Hirsch’s aforismen omvatten ook de overtuiging dat de vierjarige cyclus van de presidentsverkiezingen een belangrijke indicator is voor de prestaties van de aandelenmarkt. Aan de hand van gegevens die enkele decennia teruggaan, stelde de historicus van Wall Street dat het eerste jaar of twee van een presidentiële termijn samenviel met de zwakste aandelenprestaties.

Volgens de theorie van Hirsch heeft de chief executive na zijn binnenkomst in het Oval Office de neiging om te werken aan hun meest diepgewortelde beleidsvoorstellen en zich over te geven aan de speciale belangen van degenen die hen hebben verkozen.

Naarmate de volgende verkiezingen op de loer liggen, suggereert het model echter dat presidenten zich concentreren op het ondersteunen van de economie om herkozen te worden. Als gevolg daarvan, de grote voorraad beursindexen hebben meer kans om te winnen in waarde. Volgens de theorie zijn de resultaten redelijk consistent, ongeacht de politieke voorkeur van de president.

De theorie van de presidentsverkiezingen versus historische marktprestaties

Een groot aantal factoren kan de prestatie van de aandelenmarkt in een bepaald jaar beïnvloeden, waarvan sommige niets te maken hebben met de president of het congres. Gegevens van de afgelopen decennia suggereren echter dat er in feite een tendens kan zijn dat de aandelenkoersen stijgen naarmate de leider van de uitvoerende macht dichter bij een nieuwe verkiezing komt.
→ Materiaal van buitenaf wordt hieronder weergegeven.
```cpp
std::optional<int> eig_tridiag_wide(mh_context *ctx, double *gA, uint32_t m, double *evals, double *ework, DevArray<int> &info, uint32_t nwant) {
    DevArray<double> z(ctx, size_t(m) * m), saved(ctx, size_t(m) * m), tau(ctx, m);
    HIP_CHECK(hipMemcpyAsync(saved.get(), gA, size_t(m) * m * sizeof(double), hipMemcpyDeviceToDevice, ctx->stream));
    mh_sytrd_wide(ctx, gA, m, evals, ework, tau);
    int gave_up = 0;
    HIP_CHECK(hipMemcpyAsync(&gave_up, ctx->sytrd_flag, sizeof(int), hipMemcpyDeviceToHost, ctx->stream));
    HIP_CHECK(hipStreamSynchronize(ctx->stream));
    if (sytrd_gave_up(ctx, gave_up, gA, saved, m)) return std::nullopt;
    if (nwant && nwant < m && nwant <= 256 && !switches().no_tridiag_wide) {
        DevArray<double> work(ctx, size_t(5) * nwant * m + size_t(2) * nwant * nwant + 8), lam(ctx, nwant);
        double quality = 1.0;
        if (mh_tridiag_lowest_wide(ctx, evals, ework, m, nwant, lam, z, m, work, info, &quality)) {
            if (switches().verbose) fprintf(stderr, "[rr] tridiagonal m %u lowest %u (wide): residual / ||T|| %.2e\n", m, nwant, quality);
            if (ctx->rr_trace) ctx->rr_trace->quality = quality;
            if (accept_partial(ctx, quality, evals, lam, nwant)) {
                if (ctx->rr_trace) ctx->rr_trace->solver = MhRrTrace::WIDE_PARTIAL;
                mh_apply_q(ctx, gA, tau, m, z, m, nwant);
                rr_selfcheck(ctx, saved.get(), m, z, m, evals, nwant);
                HIP_CHECK(hipMemcpyAsync(gA, z.get(), size_t(m) * nwant * sizeof(double), hipMemcpyDeviceToDevice, ctx->stream));
                HIP_CHECK(hipStreamSynchronize(ctx->stream));
                return 0;
            }
        }
    }
    ROCBLAS_CHECK(rocsolver_dstedc(ctx->blas, rocblas_evect_tridiagonal, m, evals, ework, z, m, info));
    if (const int hinfo = host_info(info)) return hinfo;
    ROCBLAS_CHECK(rocsolver_dormtr(ctx->blas, rocblas_side_left, rocblas_fill_lower, rocblas_operation_none, m, m, gA, m, tau, z, m));
    if (ctx->rr_trace) ctx->rr_trace->solver = MhRrTrace::WIDE_STEDC_ORMTR;
    HIP_CHECK(hipMemcpyAsync(gA, z.get(), size_t(m) * m * sizeof(double), hipMemcpyDeviceToDevice, ctx->stream));
    HIP_CHECK(hipStreamSynchronize(ctx->stream));
    return 0;
}

}

int mh_rr_solve(mh_context *ctx, double *gA, double *gM, uint32_t m, double *evals, double *ework, DevArray<int> &info, uint32_t nwant, bool gm_is_identity,
                std::vector<double> *host_evals) {
    const double one = 1, zero = 0;
    k_symmetrize_lower<<<grid1(size_t(m) * m), TB, 0, ctx->stream>>>(gA, m, m);
    KERNEL_CHECK();
    bool identity = gm_is_identity, series = false;
    if (!identity) {
        static_assert(sizeof(unsigned long long) == sizeof(double), "defect word");
        unsigned long long *defect = reinterpret_cast<unsigned long long *>(ework);
        HIP_CHECK(hipMemsetAsync(defect, 0, sizeof(unsigned long long), ctx->stream));
        k_identity_defect<<<grid1(size_t(m) * m), TB, 0, ctx->stream>>>(gM, m, defect);
        KERNEL_CHECK();
        unsigned long long bits = 0;
        HIP_CHECK(hipMemcpyAsync(&bits, defect, sizeof(bits), hipMemcpyDeviceToHost, ctx->stream));
        HIP_CHECK(hipStreamSynchronize(ctx->stream));
        double d;
        memcpy(&d, &bits, sizeof(d));
        identity = d < 1e-11;
        if (switches().verbose) fprintf(stderr, "[rr] m %u identity defect %.2e\n", m, d);
        series = !identity && d < 1e-7;
        if (ctx->rr_trace) ctx->rr_trace->defect = d;
    }
    if (ctx->rr_trace) ctx->rr_trace->reduction = gm_is_identity ? MhRrTrace::GIVEN_IDENTITY : identity ? MhRrTrace::MEASURED_IDENTITY : series ? MhRrTrace::SERIES : MhRrTrace::CHOLESKY;
    DevArray<double> sroot, stmp;
    if (series) {
        sroot.reset(ctx, size_t(m) * m);
        stmp.reset(ctx, size_t(m) * m * 2);
        double *e = stmp.get(), *e2 = stmp.get() + size_t(m) * m;
        k_defect_matrix<<<grid1(size_t(m) * m), TB, 0, ctx->stream>>>(gM, m, e);
        KERNEL_CHECK();
        small_dgemm(ctx, rocblas_operation_none, rocblas_operation_none, m, m, m, &one, e, m, e, m, &zero, e2, m);
        k_inverse_sqrt_series<<<grid1(size_t(m) * m), TB, 0, ctx->stream>>>(e, e2, m, sroot);
        KERNEL_CHECK();
        small_dgemm(ctx, rocblas_operation_none, rocblas_operation_none, m, m, m, &one, sroot, m, gA, m, &zero, e, m);
        small_dgemm(ctx, rocblas_operation_none, rocblas_operation_none, m, m, m, &one, e, m, sroot, m, &zero, gA, m);
        k_symmetrize_lower<<<grid1(size_t(m) * m), TB, 0, ctx->stream>>>(gA, m, m);
        KERNEL_CHECK();
        identity = true;
// ... 795 lines not shown
            std::swap(X, Xn); std::swap(AX, AXn); std::swap(MX, MXn);
            evals.download(theta.data(), b);
        }
    }

    bool converged_or_locked(uint32_t it) {
        if (cancel && *cancel) mh_throw(MH_ECANCELLED, "cancelled");
        if (g_concurrent) {
            iterating.release();
            iterating.acquire();
        }
        bool fused = res_ready;
        if (fused)
            for (const uint32_t i : res_act) fused = fused && !(std::abs(theta[i]) < 10.0 * std::abs(sigma));
        res_ready = false;
        rw_from_rr = fused;
        if (fused) {
            res_norms_d.download(res_norms.data(), size_t(2) * res_pitch);
            for (size_t k = 0; k < res_act.size(); ++k) {
                rn[res_act[k]] = res_norms[k];
                mn[res_act[k]] = res_norms[res_pitch + k];
            }
        } else {
        theta_d.upload(theta.data(), b);
        {
            const uint32_t rpb = 256, nblk = div_up(n, rpb);
            if (scratch.count < size_t(nblk) * 3 * b) scratch.reset(ctx, size_t(nblk) * 3 * b);
            dim3 grid(nblk, div_up(b, 64));
            k_residual_norms<<<grid, 64, 0, st>>>(AX, MX, X, theta_d, 10.0 * std::abs(sigma), R, n, b, rpb, scratch, scaled_norms ? sys->L2.dinv.get() : nullptr);
            KERNEL_CHECK();
            k_colsumsq_final<<<3 * b, 256, 0, st>>>(scratch, nblk, 3 * b, norms_d);
            KERNEL_CHECK();
            norms_d.download(norms.data(), 3 * size_t(b));
            std::copy(norms.begin(), norms.begin() + b, rn.begin());
            std::copy(norms.begin() + b, norms.begin() + 2 * b, mn.begin());
            std::copy(norms.begin() + 2 * b, norms.end(), xn.begin());
        }
        }
        act.clear();
        for (uint32_t i = 0; i < b; ++i) {
            const double rel = std::sqrt(rn[i]) / (std::abs(theta[i]) * std::sqrt(mn[i]));
            const bool near_shift = std::abs(theta[i]) < 10.0 * std::abs(sigma);
            const double floor_norm = scaled_norms ? sys->L2.lmax * std::sqrt(xn[i]) : anorm * std::sqrt(xn[i]);
            const double floor_factor = it == 0 && !warm && sys->worst_quality < kFlatShape ? 65536.0 : 256.0;
            const bool ok = rel < residual_tol || (near_shift && std::sqrt(rn[i]) < floor_factor * 2.2e-16 * floor_norm);
            if (ok) locked[i] = 1;
            if (!locked[i]) act.push_back(i);
// ... 31 lines not shown
                if (!locked[i]) worst_active = std::max(worst_active, std::sqrt(rn[i]) / (std::abs(theta[i]) * std::sqrt(mn[i])));
            }
            best_worst_active = std::min(best_worst_active, worst_active);
            hist_active.push_back(worst_active);
            if (inner_cg > 0 && it >= 40) {
                const size_t h = hist_active.size();
                if (h > 30 && hist_nconv[h - 31] == nconv && worst_active > 0.9 * hist_active[h - 31] && worst_active <= 10.0 * residual_tol) {
                    pairs_at_floor = nev > nconv ? nev - nconv : 0;
                    if (verbose) fprintf(stderr, "[lobpcg] it %3u: %u pairs have sat at a residual of %.2e (tolerance %.1e) for thirty iterations -- the rounding floor of this mesh; handed on as they are\n", it, pairs_at_floor, worst_active, residual_tol);
                    converged = true;
                    return true;
                }
            }
            floor_strikes = it >= 20 && worst_active > 1e3 * best_worst_active ? floor_strikes + 1 : 0;
            if (floor_strikes >= 3)
                mh_throw(MH_ENOTCONVERGED, "LOBPCG: %u of %u pairs converged; the others sit at the rounding floor (residual %.1e and growing, best %.1e, tolerance %.1e)", nconv, nev,
                         worst_active, best_worst_active, residual_tol);
        }
        return false;
    }

    void search_directions(uint32_t it) {
        w = uint32_t(act.size());
        idx_d.upload(act.data(), w);
        const double *residuals = Rw.get();
        const bool in_place = precondition_reads_columns(w);
        uint32_t r_pitch = 0;
        const uint32_t *r_map = nullptr;
        if (rw_from_rr) {
            if (act == res_act && res_pitch == w) {
                residuals = Rr.get();
            } else {
                std::vector<uint32_t> &pos = res_pos;
                pos.assign(w, 0);
                size_t q = 0;
                for (uint32_t k = 0; k < w; ++k) {
                    while (q < res_act.size() && res_act[q] != act[k]) ++q;
                    if (q == res_act.size()) mh_throw(MH_EHIP, "active column %u was not active before", act[k]);
                    pos[k] = uint32_t(q);
                }
                pos_d.upload(pos.data(), w);
                if (in_place) {
                    residuals = Rr.get(), r_pitch = res_pitch, r_map = pos_d;
                } else {
                    k_gather_cols<<<grid1(n * w), TB, 0, st>>>(Rr, pos_d, Rw, n, res_pitch, w);
                    KERNEL_CHECK();
                }
            }
        } else if (in_place) {
            residuals = R.get(), r_pitch = b, r_map = idx_d;
        } else {
            k_gather_cols<<<grid1(n * w), TB, 0, st>>>(R, idx_d, Rw, n, b, w);
            KERNEL_CHECK();
        }
        for (uint32_t k = 0; k < w; ++k) theta_act[k] = theta[act[k]];
        theta_act_d.upload(theta_act.data(), w);
        {
            Timer tp(ctx);
            precondition(residuals, W, w, r_pitch, r_map);
            precond_seconds += tp.stop();
            prof.op_applications += w;
        }
        bool ok = true;
        p_implicit = false;
        if (pproj_ok && wp) {
            gram(ctx, n, MX, b, W, w, H, b);
            mh_pack_stacked(ctx, H, b, nullptr, 0, w, -1.0, Ct);
            mh_combine(ctx, n, X, b, nullptr, 0, nullptr, 0, Ct, w, W, w, nullptr, true);
            mh_spmm(ctx, sys->L2, sys->L2.aval, W, AW, sys->L2.mval, MW, w);
            gram(ctx, n, P, wp, MW, w, Hp, wp);
            lazy_images = true;
            w_implicit = false;
            ok = chol_orthonormalise(W, MW, AW, w, false, true, Hp, wp);
            if (!ok) mh_throw(MH_ENOTCONVERGED, "search directions lost rank at iteration %u", it);
            if (p_needs_explicit) {
                mh_pack_stacked(ctx, Hp, wp, nullptr, 0, w, -1.0, Ct);
                mh_combine(ctx, n, P, wp, nullptr, 0, nullptr, 0, Ct, w, W, w, nullptr, true);
                mh_spmm(ctx, sys->L2, sys->L2.aval, W, AW, sys->L2.mval, MW, w);
                lazy_images = w <= 256;
// ... 161 lines not shown
                dim3 grid(nblk, div_up(w2, 64));
                k_colsum_partial<<<grid, 64, 0, st>>>(res_partial, sys->n_nodes, w2, res_blocks, rpb);
                KERNEL_CHECK();
                k_colsumsq_final<<<w2, 256, 0, st>>>(res_blocks, nblk, w2, res_norms_d);
                KERNEL_CHECK();
                res_act = act;
                res_pitch = pitch;
                res_ready = true;
            } else {
                mh_spmm_mapped(ctx, sys->L2, sys->L2.aval, Xn, AX, sys->L2.mval, MX, pitch, b, wa, idx_d);
            }
        }
        std::swap(P, Pn); std::swap(MP, MPn);
        wp = wp_new;
    }

    void finish(double *eigenvalues) {
        prof.restarts = iters;
        prof.op_solve = precond_seconds;
        if (!converged) mh_throw(MH_ENOTCONVERGED, "LOBPCG: %u of %u pairs converged in %u iterations", nconv, nev, iters);
        for (uint32_t k = 0; k < nev; ++k) eigenvalues[k] = theta[order[k]] + sigma;
        sys->plain_residual = -1.0;
        if (scaled_norms) {
            theta_d.upload(theta.data(), b);
            const uint32_t rpb = 256, nblk = div_up(n, rpb);
            if (scratch.count < size_t(nblk) * 3 * b) scratch.reset(ctx, size_t(nblk) * 3 * b);
            k_residual_norms<<<dim3(nblk, div_up(b, 64)), 64, 0, st>>>(AX, MX, X, theta_d, 10.0 * std::abs(sigma), R, n, b, rpb, scratch, nullptr);
            KERNEL_CHECK();
            k_colsumsq_final<<<3 * b, 256, 0, st>>>(scratch, nblk, 3 * b, norms_d);
            KERNEL_CHECK();
            norms_d.download(norms.data(), 3 * size_t(b));
            double worst = 0;
            for (uint32_t k = 0; k < nev; ++k) {
                const uint32_t i = order[k];
                if (std::abs(theta[i]) < 10.0 * std::abs(sigma)) continue;
                worst = std::max(worst, std::sqrt(norms[i]) / (std::abs(theta[i]) * std::sqrt(norms[b + i])));
            }
            sys->plain_residual = worst;
            if (verbose) fprintf(stderr, "[lobpcg] accepted in the Jacobi-scaled norm at %.1e; worst elastic pair in the plain 2-norm: %.2e\n", residual_tol, worst);
        }
        sys->evecs.reset(ctx, n * nev);
        sys->evec_cols = nev;
        idx_d.upload(order.data(), nev);
        k_gather_cols<<<grid1(n * nev), TB, 0, st>>>(X, idx_d, sys->evecs, n, b, nev);
        KERNEL_CHECK();
        HIP_CHECK(hipStreamSynchronize(st));
        prof.iterate = t_iter.stop();
        read_health();
        sys->profile = prof;
        if (profile) *profile = prof;
        if (switches().test_selfcheck_fail && !ctx->exchange_disabled) prof.rr_selfcheck = 1.0;
        if (!(prof.rr_selfcheck < 1e-6))
            mh_throw(MH_EHIP, "Rayleigh-Ritz self-check failed: a step's eigenpairs leave a relative residual of %.2e against the step's own matrix", prof.rr_selfcheck);
    }
    void read_health() {
        prof.sytrd_redos = ctx->sytrd_redos - redos_at_start;
        prof.pairs_at_floor = pairs_at_floor;
        prof.rr_selfcheck = 0.0;
        if (ctx->rr_check) {
            unsigned long long bits = 0;
            HIP_CHECK(hipMemcpyAsync(&bits, ctx->rr_check, sizeof(bits), hipMemcpyDeviceToHost, st));
            HIP_CHECK(hipStreamSynchronize(st));
            memcpy(&prof.rr_selfcheck, &bits, sizeof(double));
        }
    }

    void run(double *eigenvalues) {
        start();
        for (uint32_t it = 0; it <= max_iters; ++it) {
            if (converged_or_locked(it)) break;
            search_directions(it);
            rayleigh_ritz(it);
            conjugate_directions(it);
            update_basis(it);
        }
        finish(eigenvalues);
    }
};
struct Attempt {
    mh_system *sys;
    uint32_t nev, b;
    double sigma, residual_tol;
    const float *seed;
    uint32_t srows, scols;
    const volatile unsigned char *cancel;
// ... 228 lines not shown
```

In 2016 analyseerde Charles Schwab marktgegevens die teruggaan tot 1950 en ontdekte dat het derde jaar van het voorzitterschap over het algemeen overlapt met de sterkste marktwinsten. De S&P 500, een vrij brede aandelenindex, liet de volgende gemiddelde rendementen zien in elk jaar van de presidentiële cyclus:

  • Jaar na de verkiezing: + 6,5%
  • Tweede jaar: + 7,0%
  • Derde jaar: + 16,4%
  • Vierde jaar: + 6,6%

Sinds 1950 bedroeg het gemiddelde jaarlijkse rendement voor de S&P 500 7,68%, gecorrigeerd voor inflatie.  Dus hoewel de cijfers geen aanzienlijke dip laten zien in jaar één en twee, zoals Hirsch voorspelde, lijkt het erop dat er echt een hobbel in het derde jaar is.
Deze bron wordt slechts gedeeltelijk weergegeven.